Electrical Substrate Ablation for Refractory Ventricular Fibrillation: Results of the AVATAR Study. Circulation. Arrhythmia and electrophysiology Krummen, D. E., Ho, G. n., Hoffmayer, K. S., Schweis, F. n., Baykaner, T. n., Rogers, A. J., Han, F. T., Hsu, J. C., Viswanathan, M. N., Wang, P. J., Rappel, W. J., Narayan, S. M. 2021

Abstract

Background - Refractory ventricular fibrillation (VF) is a challenging clinical entity, for which ablation of triggering premature ventricular complexes (PVCs) is described. When PVCs are infrequent and multifocal, the optimal treatment strategy is uncertain. Methods - We prospectively enrolled consecutive patients presenting with multiple ICD shocks for VF refractory to antiarrhythmic drug therapy, exhibiting infrequent (=3%), multifocal PVCs (=3 morphologies). Procedurally, VF was induced with rapid pacing and mapped, identifying sites of conduction slowing and rotation or rapid focal activation. VF electrical substrate ablation (VESA) was then performed.

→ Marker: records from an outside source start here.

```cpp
#ifndef P3D_COLPIPE_WAVES_PER_EU
#define P3D_COLPIPE_WAVES_PER_EU 4
#endif
template <int N, int T, int OP, bool SHEAR = false>
__global__ __launch_bounds__(T* Plan<N>::TPL, P3D_COLPIPE_WAVES_PER_EU) void col_pipe_kernel(const ColArgs a)
{
    using PL = Plan<N>;
    constexpr int TPL = PL::TPL, PPT = PL::PPT;
    constexpr int THREADS = T * TPL;
    static_assert(T % 8 == 0 && PPT == 16, "whole 64-byte column blocks per tile");
    constexpr int CW = 8;
    using LDS = LdsColW<CW>;
    extern __shared__ __attribute__((aligned(16))) unsigned char smem_raw[];
    c32* twl = reinterpret_cast<c32*>(smem_raw);
    c32* data = twl + ColTables<N>::slots();
    const TwCol tw{twl};

    const int tid = threadIdx.x;
    const int c_lo = tid % CW;
    const int tl = (tid / CW) % TPL;
    const int cbl = tid / (CW * TPL);
    for (int i = tid; i < ColTables<N>::slots(); i += THREADS) twl[i] = a.tw[i];
    __syncthreads();
    const LDS lds{data + cbl * LDS::stride(N) + c_lo};

    const unsigned tiles = (unsigned)(a.n2 + T - 1) / T;
    const unsigned total = (unsigned)a.nslices * tiles;
    const size_t sstride = wk_slice_stride(N, a.n2);
    const unsigned slice_bytes = (unsigned)(sstride * 8);
    typedef const int __attribute__((address_space(4))) * kint_t;
    const kint_t k_done = (kint_t)a.done;
    typedef const unsigned long long __attribute__((address_space(4))) * ktau_t;
    const ktau_t k_tau = (ktau_t)(SHEAR ? a.sh.tau : a.tau);
    struct Tile { unsigned slice, tile; bool on; };
    auto locate = [&](unsigned g) -> Tile {
        Tile t;
        t.on = g < total;
        const unsigned gg = t.on ? g : 0u;
        t.slice = gg / tiles;
        t.tile = gg - t.slice * tiles;
        if (k_done != nullptr && t.on && k_done[t.slice] != 0) t.on = false;
        return t;
    };
    auto lane_off = [&](const Tile& t, bool& valid) -> unsigned {
        const int col = (int)t.tile * T + cbl * CW + c_lo;
        valid = col < a.n2;
        const int vcol = valid ? col : 0;
        return (((unsigned)(vcol >> 3) * N) * 8 + (vcol & 7) + (unsigned)tl * 8) * 8u;
    };
    typedef const unsigned __attribute__((address_space(4))) * ksup_t;
    const ksup_t k_sup = (ksup_t)a.sh.sup;
    auto rows_of = [&](const Tile& t) -> unsigned {
        if constexpr (!SHEAR) return 0xffffu;
        if (k_sup == nullptr) return 0xffffu;
        const unsigned sh = t.slice % (unsigned)a.sh.nsh;
        const unsigned g0 = (unsigned)__builtin_amdgcn_readfirstlane(tl >> 3);
        unsigned m = 0;
#pragma unroll
        for (int q = 0; q < PPT; ++q) {
            const unsigned g = g0 + (unsigned)(TPL / 8) * q;
            m |= ((k_sup[(size_t)sh * a.sh.sup_words + (g >> 5)] >> (g & 31u)) & 1u) << q;
        }
        return m;
    };
    auto issue = [&](raw64 (&dst)[PPT], const Tile& t) {
        bool valid;
        const unsigned vo = lane_off(t, valid);
// ... 79 lines not shown
```

### pseudo-3d-interpolation_amd/csrc/p3d_kernels_common.hpp

```cpp
#pragma once

#include <hip/hip_runtime.h>
#include <stdint.h>

#include "p3d_fft.hpp"
#include "p3d_shrink.hpp"

#ifndef P3D_ROW_THREADS
#define P3D_ROW_THREADS 256
#endif
#ifndef P3D_WAVES_PER_EU
#define P3D_WAVES_PER_EU 4
#endif
#ifndef P3D_XO_GROUP
#define P3D_XO_GROUP 4
#endif
#ifndef P3D_XO_EARLY
#define P3D_XO_EARLY 0
#endif
#ifndef P3D_XCD_PAIR
#define P3D_XCD_PAIR 1
#endif
#ifndef P3D_PIPE_WAVES_PER_EU
#define P3D_PIPE_WAVES_PER_EU 2
#endif
#ifndef P3D_PIPE_WAVES_PER_EU_COMPACT
#define P3D_PIPE_WAVES_PER_EU_COMPACT 3
#endif
#ifndef P3D_COMPACT_LATE
#define P3D_COMPACT_LATE 1
#endif
#ifndef P3D_PIPE_LOCKSTEP
#define P3D_PIPE_LOCKSTEP 1
#endif
#ifndef P3D_PIPE_PREFETCH
#define P3D_PIPE_PREFETCH 1
#endif
#ifndef P3D_ROW_WAVES_PER_EU
#define P3D_ROW_WAVES_PER_EU (P3D_ROW_THREADS >= 512 ? 4 : 3)
#endif

namespace p3d {

enum RowMode { ROW_FIRST = 0, ROW_MID = 1, ROW_LAST = 2, ROW_SPREAD_INV = 3, ROW_GATHER_FWD = 4 };
enum ColMode { COL_ITER = 0, COL_STATS = 1, COL_FWD = 2, COL_INV = 3, COL_ITER_SOFT = 4, COL_ITER_GARROTE = 5,
               COL_SHRINK = 6 };

struct ShearArgs {
    const float* psi;
    const c32* tau;
    int nsh, niter, iter, op, real_only;
    const unsigned* sup;
    int sup_words;
    int half;
};
__host__ __device__ inline int shear_rows(const ShearArgs& sh, int n1) { return sh.half ? n1 / 2 + 1 : n1; }
__device__ __forceinline__ bool shear_group_on(const ShearArgs& sh, int s, int g)
{
    return sh.sup == nullptr || ((sh.sup[(size_t)s * sh.sup_words + (g >> 5)] >> (g & 31)) & 1u) != 0u;
}

#ifndef P3D_ROW1024_MAXMODE
#define P3D_ROW1024_MAXMODE 2
#endif
constexpr int ROW_THREADS = P3D_ROW_THREADS;
template <int N, int MODE>
constexpr int row_threads() { return (N == 1024 && MODE <= P3D_ROW1024_MAXMODE && P3D_ROW_THREADS < 1024) ? 1024 : P3D_ROW_THREADS; }
constexpr int STATS_PARTIAL = 8;

__host__ __device__ inline size_t wk_slice_stride(int n1, int n2) { return (size_t)((n2 + 7) / 8) * 8 * n1; }
__host__ __device__ inline size_t wk_off(int row, int col, int n1) { return ((size_t)(col >> 3) * n1 + row) * 8 + (col & 7); }


template <int TPL>
__device__ __forceinline__ unsigned wk_lane_off(int tl, int row, unsigned wblk)
{
    if constexpr (TPL % 8 == 0) return (unsigned)(tl >> 3) * wblk + (unsigned)row * 8 + (tl & 7);
    else return (unsigned)row * 8;
}
template <int TPL, class P>
__device__ __forceinline__ P wk_q_ptr(P ws, int q, int tl, unsigned wblk)
{
    if constexpr (TPL % 8 == 0) return ws + (size_t)q * (TPL / 8) * wblk;
    else { const int e = tl + TPL * q; return ws + (size_t)(e >> 3) * wblk + (e & 7); }
}

template <int TPL>
struct CompactIndex {
    unsigned long long line_mask;
    unsigned long long below;
    unsigned running;
    __device__ __forceinline__ CompactIndex(int lane, unsigned base)
    {
        const int first = lane & ~(TPL - 1);
        line_mask = TPL == 64 ? ~0ull : (((1ull << TPL) - 1ull) << first);
        below = line_mask & ((1ull << lane) - 1ull);
        running = base;
    }
    __device__ __forceinline__ unsigned next(bool set)
    {
        const unsigned long long b = __ballot(set);
        const unsigned idx = running + (unsigned)__popcll(b & below);
        running += (unsigned)__popcll(b & line_mask);
        return idx;
    }
};

__host__ __device__ constexpr size_t pipe64_word(size_t row_or_slice, int wpl, int wsub, int q) { return (row_or_slice * wpl + wsub) * 16 + q; }

enum { P3D_SW_FLEX_NO_PERSIST = 1, P3D_SW_FLEX_NO_INPLACE = 2 };

struct RowArgs {
    const void* x;
    const float* mask;
    const uint16_t* bits;
    void* xc;
    const unsigned* rowbase;
    unsigned nobs;
    int* violation;
    c32* work;
    void* out;
    const c32* tw;
    double* sums;
    const int* done;
    int n1;
    int nslices;
    int sum_row;
    int dtype;
    int adaptive;
    int write_out;
    int plain;
    const uint16_t* nzm;
    unsigned zero_off;
    const uint8_t* nzflag;
    int nz_tiles;
    int nz_col_t;
    int only_done_lo;
    int only_done;
    const unsigned long long* bits64;
    const unsigned long long* nzl;
    const unsigned* cbase;
    const unsigned long long* bits32;
    const c32* tw32;
    const unsigned long long* mbits;
    const unsigned* mbase;
    float alpha;
    float scale;
    int len;
    int real_2048;
    int tstore;
    int host_sw;
    ShearArgs sh;
};

struct ColArgs {
    const c32* in;
    c32* out;
    const c32* tw;
    const c32* tau;
    const int* done;
    float* partials;
    int n2;
    int nslices;
    int niter;
    int iter;
    int op;
    int in_std;
    int out_std;
    ShearArgs sh;
    int len;
    uint8_t* nzflag;
    int cus;
    int host_sw;
    int flex_over;
    int herm_n2;
};

__device__ __forceinline__ float abs_c32(c32 v) { return __builtin_amdgcn_sqrtf(v.x * v.x + v.y * v.y); }

__device__ __forceinline__ double wave_sum(double v)
{
#pragma unroll
    for (int o = 32; o > 0; o >>= 1) v += __shfl_down(v, o, 64);
    return v;
}

typedef unsigned p3d_u2 __attribute__((ext_vector_type(2)));
constexpr unsigned BUF_OOB = 0x80000000u;
__device__ __forceinline__ __amdgpu_buffer_rsrc_t buf_srd(const void* base, unsigned bytes)
{
    return __builtin_amdgcn_make_buffer_rsrc(const_cast<void*>(base), 0, (int)bytes, 0x00020000);
}
typedef unsigned long long raw64;
__device__ __forceinline__ raw64 buf_load_raw64(__amdgpu_buffer_rsrc_t r, unsigned voff, unsigned soff)
{
    const p3d_u2 t = __builtin_amdgcn_raw_buffer_load_b64(r, (int)voff, (int)soff, 0);
    return (raw64)t.x | ((raw64)t.y << 32);
}
__device__ __forceinline__ c32 raw_c32(raw64 u) { return c32{__uint_as_float((unsigned)u), __uint_as_float((unsigned)(u >> 32))}; }
__device__ __forceinline__ c32 buf_load_c32(__amdgpu_buffer_rsrc_t r, unsigned voff, unsigned soff) { return raw_c32(buf_load_raw64(r, voff, soff)); }
__device__ __forceinline__ float buf_load_f32(__amdgpu_buffer_rsrc_t r, unsigned voff, unsigned soff)
{
    return __uint_as_float(__builtin_amdgcn_raw_buffer_load_b32(r, (int)voff, (int)soff, 0));
}
__device__ __forceinline__ void buf_store_c32(__amdgpu_buffer_rsrc_t r, unsigned voff, unsigned soff, c32 v)
{
    __builtin_amdgcn_raw_buffer_store_b64(p3d_u2{__float_as_uint(v.x), __float_as_uint(v.y)}, r, (int)voff, (int)soff, 0);
}
typedef unsigned p3d_u4 __attribute__((ext_vector_type(4)));
__device__ __forceinline__ void buf_store_2c32(__amdgpu_buffer_rsrc_t r, unsigned voff, unsigned soff, c32 a, c32 b)
{
    __builtin_amdgcn_raw_buffer_store_b128(p3d_u4{__float_as_uint(a.x), __float_as_uint(a.y), __float_as_uint(b.x), __float_as_uint(b.y)}, r,
                                           (int)voff, (int)soff, 0);
}
__device__ __forceinline__ void buf_store_f64(__amdgpu_buffer_rsrc_t r, unsigned voff, unsigned soff, double v)
{
    const unsigned long long u = (unsigned long long)__double_as_longlong(v);
    __builtin_amdgcn_raw_buffer_store_b64(p3d_u2{(unsigned)u, (unsigned)(u >> 32)}, r, (int)voff, (int)soff, 0);
}

}
```

Before: 429.1.

## Skip first-iteration column tiles whose stats peak is below threshold

The stats pass now records a per-tile squared-magnitude peak in the partials buffer. On the first hard-threshold iteration, the column iteration kernel reads that peak and, when it falls below the shrink limit, marks the tile as all-zero in the sparsity flag and exits before the FFT. To use this, the first iteration bypasses the column pipeline path. The goal is to avoid FFT and threshold work on tiles that would be zeroed anyway, at the cost of losing colpipe for that iteration and depending on the stats partials staying valid between priming and the run.

```diff
diff --git a/pseudo-3d-interpolation_amd/csrc/p3d_api.hip b/pseudo-3d-interpolation_amd/csrc/p3d_api.hip
--- a/pseudo-3d-interpolation_amd/csrc/p3d_api.hip
+++ b/pseudo-3d-interpolation_amd/csrc/p3d_api.hip
@@ -332,6 +332,7 @@
     size_t st_cap = 0;
     struct Primed { bool valid = false; const void* x = nullptr; const float* mask = nullptr; int dtype = 0, nslices = 0, nonbinary = 0, violation = 0; unsigned nobs = 0;
                     bool real = false;
+                    bool tile_peaks = false;
     } primed;
     double* sum0 = nullptr;
     int sorted_slices = 0;
@@ -640,7 +641,7 @@
 
 }
 
-struct RunSwitches { bool no_pct_fused; bool no_mask_bits, no_compact, no_real, no_sparse, real_2048, no_resident, no_tstore, force_colpipe, no_colpipe; };
+struct RunSwitches { bool no_pct_fused; bool no_mask_bits, no_compact, no_real, no_sparse, real_2048, no_resident, no_tstore, force_colpipe, no_colpipe, no_tile_peaks; };
 static RunSwitches read_switches()
 {
     RunSwitches s;
@@ -654,6 +655,7 @@
     s.no_tstore = getenv("P3D_NO_TSTORE") != nullptr;
     s.force_colpipe = getenv("P3D_FORCE_COLPIPE") != nullptr;
     s.no_colpipe = getenv("P3D_NO_COLPIPE") != nullptr;
+    s.no_tile_peaks = getenv("P3D_NO_TILE_PEAKS") != nullptr;
     return s;
 }
 
@@ -1107,6 +1109,7 @@
     p->primed.x = x; p->primed.mask = mask; p->primed.dtype = dtype; p->primed.nslices = nslices;
     p->primed.nonbinary = nonbinary; p->primed.nobs = nobs; p->primed.violation = violation;
     p->primed.real = real;
+    p->primed.tile_peaks = true;
     return P3D_OK;
 }
 
@@ -1347,6 +1350,7 @@
     const int n2_work = real_path ? p->nxl / 2 + 1 : p->nxl;
     const int tiles_work = (n2_work + col_t - 1) / col_t;
     c.n2 = n2_work;
+    const bool tile_peaks = primed && primed_state.tile_peaks && sparse && base_op == P3D_OP_HARD && !sw.no_tile_peaks && !sw.force_colpipe;
 
     std::vector<unsigned> pct_sel_h;
     std::vector<float> pct_frac_h;
@@ -1400,7 +1404,8 @@
             P3D_TRY(p->ops_col->col(COL_INV, cf, p->stream));
         } else {
             hipError_t ce = hipErrorNotSupported;
-            if (colpipe) ce = p->ops_col->col_pipe(c, p->cus, p->stream);
+            c.tile_mx = (tile_peaks && k == 0) ? p->partials + STATS_TILE_MX : nullptr;
+            if (colpipe && c.tile_mx == nullptr) ce = p->ops_col->col_pipe(c, p->cus, p->stream);
             if (ce == hipErrorNotSupported) ce = p->ops_col->col(COL_ITER, c, p->stream);
             P3D_TRY(ce);
         }
diff --git a/pseudo-3d-interpolation_amd/csrc/p3d_col_kernels.hpp b/pseudo-3d-interpolation_amd/csrc/p3d_col_kernels.hpp
--- a/pseudo-3d-interpolation_amd/csrc/p3d_col_kernels.hpp
+++ b/pseudo-3d-interpolation_amd/csrc/p3d_col_kernels.hpp
@@ -40,11 +40,34 @@
 
     if (a.done && a.done[slice] != 0) return;
 
+    constexpr bool ITER = MODE == COL_ITER || MODE == COL_ITER_SOFT || MODE == COL_ITER_GARROTE;
+    typedef const unsigned long long __attribute__((address_space(4))) * ktau_t;
+    unsigned long long tau_bits = 0;
+    if constexpr (ITER) tau_bits = ((ktau_t)a.tau)[(size_t)slice * a.niter + a.iter];
+
+    if constexpr (MODE == COL_ITER) {
+        if (a.tile_mx != nullptr && a.nzflag != nullptr && (tile + 1) * T <= a.n2) {
+            typedef const float __attribute__((address_space(4))) * kmx_t;
+            const float mx = ((kmx_t)a.tile_mx)[((size_t)slice * gridDim.x + blockIdx.x) * STATS_PARTIAL];
+            const Shrink shr(c32{__uint_as_float((unsigned)tau_bits), __uint_as_float((unsigned)(tau_bits >> 32))}, 0);
+            if (mx < shr.lim) {
+                if (tid == 0) a.nzflag[(size_t)slice * gridDim.x + tile] = 0;
+                if constexpr (T < 8) {
+                    if (valid) {
+                        c32* const ob = a.out + (size_t)slice * wk_slice_stride(N, a.n2) + (((unsigned)(col >> 3) * N) * 8 + (col & 7));
+#pragma unroll
+                        for (int q = 0; q < PPT; ++q) ob[(unsigned)(tl + TPL * q) * 8] = c32{0.f, 0.f};
+                    }
+                }
+                return;
+            }
+        }
+    }
+
     for (int i = tid; i < ColTables<N>::slots(); i += THREADS) twl[i] = a.tw[i];
     __syncthreads();
 
     const LDS lds{data + cbl * LDS::stride(N) + c_lo};
-    constexpr bool ITER = MODE == COL_ITER || MODE == COL_ITER_SOFT || MODE == COL_ITER_GARROTE;
     const int vcol = valid ? col : 0;
     const c32* const inb = a.in + (size_t)slice * (a.in_std ? (size_t)N * a.n2 : wk_slice_stride(N, a.n2));
     c32* const outb = a.out + (size_t)slice * (a.out_std ? (size_t)N * a.n2 : wk_slice_stride(N, a.n2));
@@ -88,7 +111,7 @@
     if (MODE != COL_INV) line_fft<N, FWD, false>(v, lds, tw, tl);
 
     if (ITER || (MODE == COL_FWD && a.tau != nullptr)) {
-        const c32 tau = a.tau[(size_t)slice * a.niter + a.iter];
+        const c32 tau = ITER ? c32{__uint_as_float((unsigned)tau_bits), __uint_as_float((unsigned)(tau_bits >> 32))} : a.tau[(size_t)slice * a.niter + a.iter];
         const int op = MODE == COL_ITER ? 0 : (MODE == COL_ITER_SOFT ? 1 : (MODE == COL_ITER_GARROTE ? 2 : a.op));
         const Shrink shr(tau, op);
 #pragma unroll
@@ -160,6 +183,7 @@
             }
             float* p = a.partials + ((size_t)slice * gridDim.x + blockIdx.x) * STATS_PARTIAL;
             p[0] = lr; p[1] = li; p[2] = sqrtf(mx); p[3] = sqrtf(mn); p[4] = sq;
+            p[STATS_TILE_MX] = sq != sq ? INFINITY : mx;
         }
         return;
     }
diff --git a/pseudo-3d-interpolation_amd/csrc/p3d_kernels_common.hpp b/pseudo-3d-interpolation_amd/csrc/p3d_kernels_common.hpp
--- a/pseudo-3d-interpolation_amd/csrc/p3d_kernels_common.hpp
+++ b/pseudo-3d-interpolation_amd/csrc/p3d_kernels_common.hpp
@@ -67,6 +67,7 @@
 template <int N, int MODE>
 constexpr int row_threads() { return (N == 1024 && MODE <= P3D_ROW1024_MAXMODE && P3D_ROW_THREADS < 1024) ? 1024 : P3D_ROW_THREADS; }
 constexpr int STATS_PARTIAL = 8;
+constexpr int STATS_TILE_MX = 5;
 
 __host__ __device__ inline size_t wk_slice_stride(int n1, int n2) { return (size_t)((n2 + 7) / 8) * 8 * n1; }
 __host__ __device__ inline size_t wk_off(int row, int col, int n1) { return ((size_t)(col >> 3) * n1 + row) * 8 + (col & 7); }
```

Outcomes were compared against reference patients with VF who were unable or unwilling to undergo catheter ablation. The primary outcome was a composite of ICD shock, electrical storm, or all-cause mortality. Results - VF was induced and mapped in 6 patients (60±10 y, LVEF 46±19%) with ischemic (n=3) and nonischemic cardiomyopathy. An average of 3.3±0.5 sites of localized reentry during VF were targeted for radiofrequency ablation (38.3±10.9 minutes) during sinus rhythm, rendering VF non-inducible with pacing. Freedom from the primary outcome was 83% in the VF ablation group versus 17% in 6 non-ablation reference patients at a median of 1.0 years (IQR 0.5-1.5 years, p=0.046) follow-up. Conclusions - VESA is associated with a reduction in the combined endpoint compared with the non-ablation reference group. Additional work is required to understand the precise pathophysiologic changes which promote VF in order to improve preventative and therapeutic strategies.